I'd like to show off some of the cooler parts of my game to the coders.
This is
Gimbal. Players build ships from pieces, fly them, and blow up other players' ships. It's top down 2D to keep game mechanics simple. Wide open maps. Newtonian physics with aerodynamics.
Rewind a couple years, and this is the game I wanted to play and wished existed. The end result is pretty close to my original vision. I like where it is now.
APIs C# codebase
XNA for sound/graphics/input
DirectX for gamepad support
Lidgren for UDP networking
Tools Visual Studio 2008 is my IDE
Paint Shop Pro 7 for art
Audacity for sound
Reaper for music
Lightworks for video editing
Some cool stuff...Per-Pixel collision detection, optimized with bounding circles. All the parts of a ship affect the physics and handling.

Aerodynamics. Players can mount functional control surfaces to ships.

Custom GUI engine and widget kit.

Motion blur on particle effects.

One aspect of the component-based physics engine: Missiles physically leave the launcher when fired, and free up some weight and drag on the parent ship.
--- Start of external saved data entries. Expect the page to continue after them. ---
@@ -56,9 +47,13 @@
   static constexpr int NL = NQ * 8;
   static constexpr int NCLS = (MODE == R_FWD) ? 1 : 4;
   static_assert(TM == 32 * WP * FP, "pixel tile");
-  static_assert(FP + 5 <= VG_STATS_SLOT_DEPTH, "statistics slot: an fma chain of FP, 5 butterfly additions");
+  static_assert((F16_ ? 2 * FP + 4 : FP + 5) <= VG_STATS_SLOT_DEPTH, "statistics slot depth");
   static_assert(WC == 1 || WC == 2 || WC == 4 || WC == 8, "wavefront grid");
   static_assert(SLOTU % 64 == 0, "a step's filter slice is whole DMA instructions");
+  static_assert(NSLOT <= VG_PACK_SPARE, "ring depth against the pack's spare steps");
+  static_assert(!F16_ || (TN % 16 == 0 && SLOTU % 16 == 0 && COLS % 2 == 0 && ROWU % 2 == 0 && IMGU % 2 == 0 && BUFU % 2 == 0),
+                "K = 32 body: LDS bank rules of ring_cols");
+  static_assert(!F16_ || TW == 16 || (TW == 8 && (((MODE == R_FWD) ? S : 1) * ROWU) % 16 == 8), "K = 32 body: a fragment's 16 pixels");
   static_assert(LDSU * 16 <= 160 * 1024, "LDS");
 };
 
@@ -106,18 +101,21 @@
   constexpr int NTH = (MODE == R_FWD) ? 5 : (5 - R + 1) / 2;
   constexpr int NTW = (MODE == R_FWD) ? 5 : (5 - SS + 1) / 2;
   constexpr bool TWO = R2 >= 0;
-  static_assert(!TWO || MODE == R_TR, "two classes: transposed form");
+  static_assert(!TWO || (MODE == R_TR && F16), "two classes: transposed form, fp16 planes (with three planes two accumulator sets spill)");
   constexpr int NTH2 = TWO ? (5 - R2 + 1) / 2 : 0, NTW2 = TWO ? (5 - SS2 + 1) / 2 : 1;
   constexpr int NA = NTH * NTW, NB2 = NTH2 * NTW2;
   constexpr int NSTEP = NA + NB2;
   constexpr int NACC = TWO ? 2 : 1;
-  static_assert(!TWO || NA >= NSLOT, "the prologue's DMAs all belong to the first class");
   constexpr int PSTEP = (MODE == R_FWD) ? S : 1;
-  constexpr int RING0 = 0, PATCH0 = C::RINGU, DUMMY = C::RINGU + C::PATCHU;
+  constexpr int PLANEU = (MODE == R_FWD) ? IMGU : 2 * IMGU;
+  constexpr int RING0 = 0, PATCH0 = C::RINGU, DUMMY = C::RINGU + C::PATCHU, ZEROU = DUMMY + 1;
+  constexpr int FR = F16 ? 16 : 32, AG = (32 / FR) * FC, AF = (32 / FR) * FP, NR = FR * FR / 64;
+  using Acc = std::conditional_t<F16, f32x4, f32x16>;
 
   const int tid = threadIdx.x, lane = tid & 63;
   const int wid = __builtin_amdgcn_readfirstlane(tid >> 6);
   const int kb = lane >> 5, l32 = lane & 31;
+  const int kq = lane >> 4, l16 = lane & 15;
   const int wc = wid % C::WC, wp = wid / C::WC;
   int nt, pt;
   {
@@ -205,8 +203,7 @@
     split_planes16<NP, F16>(vv, pl);
     const int d = PATCH0 + bufu + u.dst;
 #pragma unroll
-    for (int p = 0; p < NP; ++p)
-      lds[(u.dst >= 0) ? d + p * ((MODE == R_FWD) ? IMGU : 2 * IMGU) : DUMMY] = pl[p];
+    for (int p = 0; p < NP; ++p) lds[(u.dst >= 0) ? d + p * PLANEU : DUMMY] = pl[p];
   };
   auto stage_store = [&](int bufu) {
 #pragma unroll
@@ -238,28 +235,28 @@
     }
     dma_ptr += wstep;
   };
-  int base_a[FC], base_b[FP];
-#pragma unroll
-  for (int g = 0; g < FC; ++g) base_a[g] = RING0 + kb * TN + (wc * FC + g) * 32 + l32;
-#pragma unroll
-  for (int f = 0; f < FP; ++f) {
-    const int m = (wp * FP + f) * 32 + l32;
+  const int frow = F16 ? l16 : l32, fpix = F16 ? k32_pixel(l16) : l32;
+  int base_a[AG], base_b[AF];
+#pragma unroll
+  for (int g = 0; g < AG; ++g) base_a[g] = RING0 + (F16 ? 0 : kb * TN) + wc * FC * 32 + g * FR + frow;
+#pragma unroll
+  for (int f = 0; f < AF; ++f) {
+    const int m = wp * FP * 32 + f * FR + fpix;
     const int nb = m / (TH * TW), r = m % (TH * TW);
-    base_b[f] = PATCH0 + (nb * PH + PSTEP * (r / TW)) * ROWU + r % TW + ((MODE == R_TR) ? kb * IMGU : 0);
-  }
-
-  f32x16 accs[NACC][FC][FP];
+    base_b[f] = PATCH0 + (nb * PH + PSTEP * (r / TW)) * ROWU + r % TW + ((MODE == R_TR) ? (F16 ? (kq & 1) : kb) * IMGU : 0);
+  }
+
+  Acc accs[NACC][AG][AF];
 #pragma unroll
   for (int a = 0; a < NACC; ++a)
 #pragma unroll
-    for (int g = 0; g < FC; ++g)
-#pragma unroll
-      for (int f = 0; f < FP; ++f)
-#pragma unroll
-        for (int r = 0; r < 16; ++r) accs[a][g][f][r] = 0.f;
+    for (int g = 0; g < AG; ++g)
+#pragma unroll
+      for (int f = 0; f < AF; ++f)
+#pragma unroll
+        for (int r = 0; r < NR; ++r) accs[a][g][f][r] = 0.f;
 
   const int c_begin = split * A.cps, c_end = min(c_begin + A.cps, nchunks);
-  const int nsteps = (c_end - c_begin) * NSTEP;
 
   auto fwd_tap_off = [](int t) constexpr { return (t / 5) * ROWU + ((t % 5) & 1) * COLS + ((t % 5) >> 1); };
   auto step_off = [&](int s, int k) constexpr -> int {
@@ -272,149 +269,208 @@
       return (NTMAX - 1 - s / NTW) * ROWU + (NTMAX - 1 - s % NTW);
     }
   };
-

Networking: Client-Server multiplayer network model. Clients send their input changes (deltas), and the server runs the simulation. Server sends regular vehicle state updates to the clients.
Physics: The physics engine is multithreaded and runs on N logical processors. It runs my own physics engine, using a rigid body model with elastic collisions.
There are more cool programming tricks in this game. I can speak to any part you are interested in.
This is a pretty broad summary, but there are a lot of elements to Gimbal. It is a very large project. I haven't run into many problems with the managed environment. It seems there is always more performance there to grab if you give it a good shot.
Anyway, I'm open for questions. There's not a lot that's secret, and I will share!